Was denkst Du, würde es Deinem Schüler:in-Ich im Unterrichtsalltag gut an Deiner Schule gefallen? Welche Abläufe, Unterrichte, Ausstattungen Deiner Schule tragen dazu bei, dass das Lernen besonders gut funktionieren kann? Wie stellst Du Dir eine gelungene Pausengestaltung vor? Wo können sich Dein Schüler:in-Ich und die Freund:innen aufhalten und was können sie dort erleben – können sie sich erholen, austoben, Freundschaften pflegen?

Beantworte Dir die Fragen sowohl für ein:e Sechstklässler:in als auch für ein:e Obenstufenschüler:in. Bestimmt bist Du auf einige Stärken Deiner Schule gekommen, die Schüler:innen einen angenehmen Schultag ermöglichen. Vielleicht weißt Du sogar von einigen Dingen, die sich aus der Sicht von Schüler:innen verändern sollten.
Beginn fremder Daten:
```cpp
__device__ __forceinline__ float fresnel_dielectric(float eta, v3 normal, v3 outgoing) {
    float cosw = __builtin_fabsf(dot(normal, outgoing));
    float sin2 = 1 - cosw * cosw;
    float eta2 = eta * eta;
    float cos2t = 1 - sin2 / eta2;
    if (cos2t < 0) return 1;
    float t0 = __builtin_sqrtf(cos2t);
// ... 24 lines not shown
    float sin2 = jl_clamp(1 - cos2, 0.0f, 1.0f);
    return V3(fresnel_conductor1(eta.x, 0.0f, cosw, cos2, sin2), fresnel_conductor1(eta.y, 0.0f, cosw, cos2, sin2),
              fresnel_conductor1(eta.z, 0.0f, cosw, cos2, sin2));
}
__device__ __forceinline__ v3 reflectivity_to_eta(v3 r) {
    float a = __builtin_sqrtf(jl_clamp(r.x, 0.0f, 0.99f));
    float b = __builtin_sqrtf(jl_clamp(r.y, 0.0f, 0.99f));
    float c = __builtin_sqrtf(jl_clamp(r.z, 0.0f, 0.99f));
    return V3((1 + a) / (1 - a), (1 + b) / (1 - b), (1 + c) / (1 - c));
}
__device__ __forceinline__ m3 basis_fromz(v3 v) {
    v3 z = normalize(v);
    float sign = __builtin_copysignf(1.0f, z.z);
    float a = -1.0f / (sign + z.z);
    float b = z.x * z.y * a;
    return m3{V3(1.0f + sign * z.x * z.x * a, sign * b, -sign * z.x), V3(b, sign + z.y * z.y * a, -z.y), z};
}
__device__ __forceinline__ v3 sample_hemisphere_cos(v3 normal, v2 ruv) {
    float z = __builtin_sqrtf(ruv.y);
    float r = __builtin_sqrtf(1 - z * z);
    float phi = 2 * pif * ruv.x;
    float s, c;
    jl_sincos(phi, &s, &c);
    v3 local = V3(r * c, r * s, z);
    return normalize(mul(basis_fromz(normal), local));
}
__device__ __forceinline__ v3 sample_sphere(v2 ruv) {
    float z = 2 * ruv.y - 1;
    float r = __builtin_sqrtf(jl_clamp(1 - z * z, 0.0f, 1.0f));
    float phi = 2 * pif * ruv.x;
    float s, c;
    jl_sincos(phi, &s, &c);
    return normalize(V3(r * c, r * s, z));
}
__device__ __forceinline__ float microfacet_distribution(float roughness, v3 normal, v3 halfway) {
    float cosine = dot(normal, halfway);
    if (cosine <= 0) return 0;
    float r2 = roughness * roughness;
    float c2 = cosine * cosine;
    return r2 / (pif * (c2 * r2 + 1 - c2) * (c2 * r2 + 1 - c2));
}
__device__ __forceinline__ float microfacet_shadowing1(float roughness, v3 normal, v3 halfway, v3 direction) {
    float cosine = dot(normal, direction);
    float cosineh = dot(halfway, direction);
    if (cosine * cosineh <= 0) return 0;
    float r2 = roughness * roughness;
    float c2 = cosine * cosine;
    return 2 * __builtin_fabsf(cosine) / (__builtin_fabsf(cosine) + __builtin_sqrtf(c2 - r2 * c2 + r2));
}
__device__ __forceinline__ float microfacet_shadowing(float roughness, v3 normal, v3 halfway, v3 outgoing,
                                                      v3 incoming) {
    return microfacet_shadowing1(roughness, normal, halfway, outgoing) *
           microfacet_shadowing1(roughness, normal, halfway, incoming);
}
__device__ __forceinline__ v3 sample_microfacet(float roughness, v3 normal, v2 rn) {
    float phi = 2 * pif * rn.x;
    float theta = jl_atan(roughness * __builtin_sqrtf(rn.y / (1 - rn.y)));
    float sp, cp, st, ct;
    jl_sincos(phi, &sp, &cp);
    jl_sincos(theta, &st, &ct);
    v3 local = V3(cp * st, sp * st, ct);
    return normalize(mul(basis_fromz(normal), local));
}
__device__ __forceinline__ float sample_microfacet_pdf(float roughness, v3 normal, v3 halfway) {
    float cosine = dot(normal, halfway);
    if (cosine < 0) return 0;
// ... 243 lines not shown
}
template <int F>
__device__ __forceinline__ void eval_bsdfcos_pdf(const MatPoint& m, v3 n, v3 o, v3 i, v3& f, float& pdf) {
    f = V3(0, 0, 0);
    pdf = 0;
    if (m.roughness == 0) return;
    switch (m.type) {
        case M_MATTE:
            f = eval_matte(m.color, n, o, i);
            pdf = sample_matte_pdf(n, o, i);
            return;
        case M_GLOSSY:
            f = eval_glossy(m.color, m.ior, m.roughness, n, o, i);
            pdf = sample_glossy_pdf(m.ior, m.roughness, n, o, i);
            return;
        case M_REFLECTIVE:
            f = eval_reflective(m.color, m.roughness, n, o, i);
            pdf = sample_reflective_pdf(m.roughness, n, o, i);
            return;
        case M_TRANSPARENT:
            f = eval_transparent(m.color, m.ior, m.roughness, n, o, i);
            pdf = sample_transparent_pdf(m.ior, m.roughness, n, o, i);
            return;
        case M_REFRACTIVE:
        case M_SUBSURFACE:
            if (F & FT_VOL) {
                f = eval_refractive(m.ior, m.roughness, n, o, i);
                pdf = sample_refractive_pdf(m.ior, m.roughness, n, o, i);
            }
            return;
        default: return;
    }
}
template <int F>
__device__ __forceinline__ v3 eval_delta(const MatPoint& m, v3 n, v3 o, v3 i) {
    if (m.roughness != 0) return V3(0, 0, 0);
    switch (m.type) {
        case M_REFLECTIVE: return eval_reflective_delta(m.color, n, o, i);
        case M_TRANSPARENT: return eval_transparent_delta(m.color, m.ior, n, o, i);
        case M_REFRACTIVE: return (F & FT_VOL) ? eval_refractive_delta(m.ior, n, o, i) : V3(0, 0, 0);
        case M_VOLUMETRIC:
            return ((F & FT_VOL) && !(dot(n, i) * dot(n, o) >= 0)) ? V3(1, 1, 1) : V3(0, 0, 0);
        default: return V3(0, 0, 0);
    }
}
template <int F>
__device__ __forceinline__ v3 sample_delta(const MatPoint& m, v3 n, v3 o, float rnl) {
    if (m.roughness != 0) return V3(0, 0, 0);
    switch (m.type) {
        case M_REFLECTIVE: return reflect(o, up_normal(n, o));
        case M_TRANSPARENT: return sample_transparent_delta(m.ior, n, o, rnl);
        case M_REFRACTIVE: return (F & FT_VOL) ? sample_refractive_delta(m.ior, n, o, rnl) : V3(0, 0, 0);
        case M_VOLUMETRIC: return -o;
        default: return V3(0, 0, 0);
    }
}
template <int F>
__device__ __forceinline__ float sample_delta_pdf(const MatPoint& m, v3 n, v3 o, v3 i) {
    if (m.roughness != 0) return 0;
    switch (m.type) {
        case M_REFLECTIVE: return dot(n, i) * dot(n, o) <= 0 ? 0.0f : 1.0f;
        case M_TRANSPARENT: return sample_transparent_delta_pdf(m.ior, n, o, i);
        case M_REFRACTIVE: return (F & FT_VOL) ? sample_refractive_delta_pdf(m.ior, n, o, i) : 0.0f;
        case M_VOLUMETRIC: return dot(n, i) * dot(n, o) >= 0 ? 0.0f : 1.0f;
        default: return 0;
    }
// ... 63 lines not shown
```

### julia-raytracer_amd/csrc/jt_integrator.h

```cpp
#pragma once

#include <hip/hip_runtime.h>

#include "jt_bsdf.h"
#include "jt_device.h"
#include "jt_launch.h"
#include "jt_scene_eval.h"
#include "jt_traverse.h"

#ifndef JT_FUSED_BSDF
#define JT_FUSED_BSDF 1
#endif

namespace jtk {
using namespace jtd;

template <int F>
__device__ __forceinline__ v3 sample_lights(const DScene& S, v3 position, float rl, float rel, v2 ruv) {
    const int light_id = sample_uniform(S.nlights, rl);
    const DLight l = S.lights[light_id - 1];
    const float* cdf = S.cdf + l.cdf_offset;
    if (l.instance >= 0) {
        const int element = l.nguide ? sample_discrete_guided(cdf, l.ncdf, rel, S.guide_t + l.guide_offset,
                                                              S.guide_a + l.guide_offset, l.nguide, l.guide_scale)
// ... 256 lines not shown
        if (light_hit<F>(S, P, st, query_hit(T))) return true;
    } while (st.phase == PH_LIGHT);
    return false;
}

struct Aov {
    float* acc;
    float w_;
    int first_;
    int lk_;
    template <int F>
    __device__ __forceinline__ float w() const {
        if (!lane_lds(F)) return w_;
        if (ft_none(F)) return jl_rcp_weight((float)(((reinterpret_cast<const int*>(acc)[11 * BLOCK] - first_) >> lk_) + 1));
        return acc[12 * BLOCK];
    }
};
template <int F>
__device__ __forceinline__ void aov_update(const Aov& a, v3 ta, v3 tn) {
    const float aw = a.w<F>();
    const float omw = 1 - aw;
    float* p = a.acc;
    p[4 * BLOCK] = p[4 * BLOCK] * omw + ta.x * aw;
    p[5 * BLOCK] = p[5 * BLOCK] * omw + ta.y * aw;
    p[6 * BLOCK] = p[6 * BLOCK] * omw + ta.z * aw;
    p[7 * BLOCK] = p[7 * BLOCK] * omw + tn.x * aw;
    p[8 * BLOCK] = p[8 * BLOCK] * omw + tn.y * aw;
    p[9 * BLOCK] = p[9 * BLOCK] * omw + tn.z * aw;
}
struct NoAov {};
template <int F>
__device__ __forceinline__ void aov_update(const NoAov&, v3, v3) {}
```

Illustration einer denkenden Person als Beispiel für das Gedankenexperiment für partizipative Schulentwicklung

Gehen wir zurück zum Gedankenexperiment. Stell Dir nun vor, Du bist Elternteil eines Kindes, das in eine Klasse Deiner Schule geht. Was schätzt dieser Elternteil an Deiner Schule, z.B. in Bezug auf den Kontakt zu Kollegium und Schulleitung? Wie könnte ein Vater das Schulgebäude z.B. beim Tag der offenen Schule oder bei einem Elternsprechtag wahrnehmen?

Tipp

Falls du dich für gelungene Kommunikation mit Eltern interessierst, findest du in unserem Artikel zum erfolgreichen Führen von Elterngesprächen hilfreiche Hinweise.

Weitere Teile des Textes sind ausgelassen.